All ye inhabitants of the world, and dwellers on the earth, see ye, when he lifteth up an ensign on the mountains; and when he bloweth a trumpet, hear ye.
(3) When he lifteth up an ensign . . .—Both clauses are better taken as indefinite, when an ensign is set up . . . when a trumpet is sounded. The prophet calls on all nations (Ethiopia being specially included) to watch for the signal that shall be given, distinct as the beacon-fire on the hill, or the alarm of the trumpet, to proclaim the downfall of Assyria.

For so the LORD said unto me, I will take my rest, and I will consider in my dwelling place like a clear heat upon herbs, and like a cloud of dew in the heat of harvest.
(4, 5) I will take my rest . . .—The words that follow paint with marvellous vividness the calmness and deliberation of the workings of Divine judgments. God is at once unhasting and unresting. He dwells in His resting-place (i.e., palace or throne), and watches the ripening of the fruit which He is about to gather. While there is a clear heat in sunshine, while there is a dew-cloud in harvest-heat, through all phenomenal changes, He waits still. Then, before the harvest, when the blossom is over, and the fruit becomes the full-ripe grape, He comes as the Lord of the vineyard, and cuts off the branches with His pruning-hooks. (Comp. the striking parallels of Æsch. Suppl. 90-98, and Shakespeare, Henry VIII., 3:2.)

They shall be left together unto the fowls of the mountains, and to the beasts of the earth: and the fowls shall summer upon them, and all the beasts of the earth shall winter upon them.
(6) They shall be left together unto the fowls of the mountains . . .—The figure and the reality are strangely blended. The grapes of that vintage cut off by those pruning-hooks are none other than the carcases of the host of the Assyrians left unburied, to be devoured by the dogs and vultures.
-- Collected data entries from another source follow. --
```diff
+static size_t band_loss_lds(int C, int img, int p, int m, int px_bytes, int nb) {
+  return (size_t)nb * C * p * img * px_bytes + (size_t)(nb + 1) * m * 4;
+}
+static bool band_loss_pipelined(int C, int img, int p, int m, int px_bytes) {
+  const size_t cu = 160 * 1024, fixed = 64;
+  const size_t one = band_loss_lds(C, img, p, m, px_bytes, 1) + fixed, two = band_loss_lds(C, img, p, m, px_bytes, 2) + fixed;
+  return two <= cu && cu / two >= std::min<size_t>(4, cu / one);
 }
 
 template <class PX>
@@ -208,8 +329,14 @@
   const int64_t n = (int64_t)B * m * p * p * C;
   const int grid = (int)std::min<int64_t>((int64_t)B * (img / p), 1024);
   const float gs = grad_scale * 2.0f / (float)n;
-  const size_t lds = (size_t)C * p * img * sizeof(PX) + (size_t)m * 8;
-  MAE_LAUNCH_LOSS(mse_images_band_kernel, (PX,), grid, lds, s, d_pred, dpred_dt, scratch, 1.0f / (float)n, loss, pred, images, mask32, B, m, C, img,
+  if (band_loss_pipelined(C, img, p, m, (int)sizeof(PX))) {
+    const size_t lds = band_loss_lds(C, img, p, m, (int)sizeof(PX), 2);
+    MAE_LAUNCH_LOSS(mse_images_band_kernel, (true, PX,), grid, lds, s, d_pred, dpred_dt, scratch, 1.0f / (float)n, loss, pred, images, mask32, B, m, C,
+                    img, p, gs);
+    return 0;
+  }
+  const size_t lds = band_loss_lds(C, img, p, m, (int)sizeof(PX), 1);
+  MAE_LAUNCH_LOSS(mse_images_band_kernel, (false, PX,), grid, lds, s, d_pred, dpred_dt, scratch, 1.0f / (float)n, loss, pred, images, mask32, B, m, C, img,
                   p, gs);
   return 0;
 }
```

In that time shall the present be brought unto the LORD of hosts of a people scattered and peeled, and from a people terrible from their beginning hitherto; a nation meted out and trodden under foot, whose land the rivers have spoiled, to the place of the name of the LORD of hosts, the mount Zion.
(7) In that time shall the present be brought . . .—Not “of the people,” but a people, as being themselves the present. The prophet foresees, as one result of the defeat of the Assyrian armies, that the nation, which he again describes instead of naming, will offer themselves to the service of Jehovah. So taken the words have an interesting parallel in Psalm 68:31, “Ethiopia stretches out her hands unto God,” or in the mention of Ethiopia in Psalm 87:3, as among the nations whose children are to be enrolled among the citizens of Zion. Messengers who may have justified Isaiah’s words were probably found among the envoys mentioned in 2Chronicles 32:23. Here, again, the words have been referred as before, to Israel.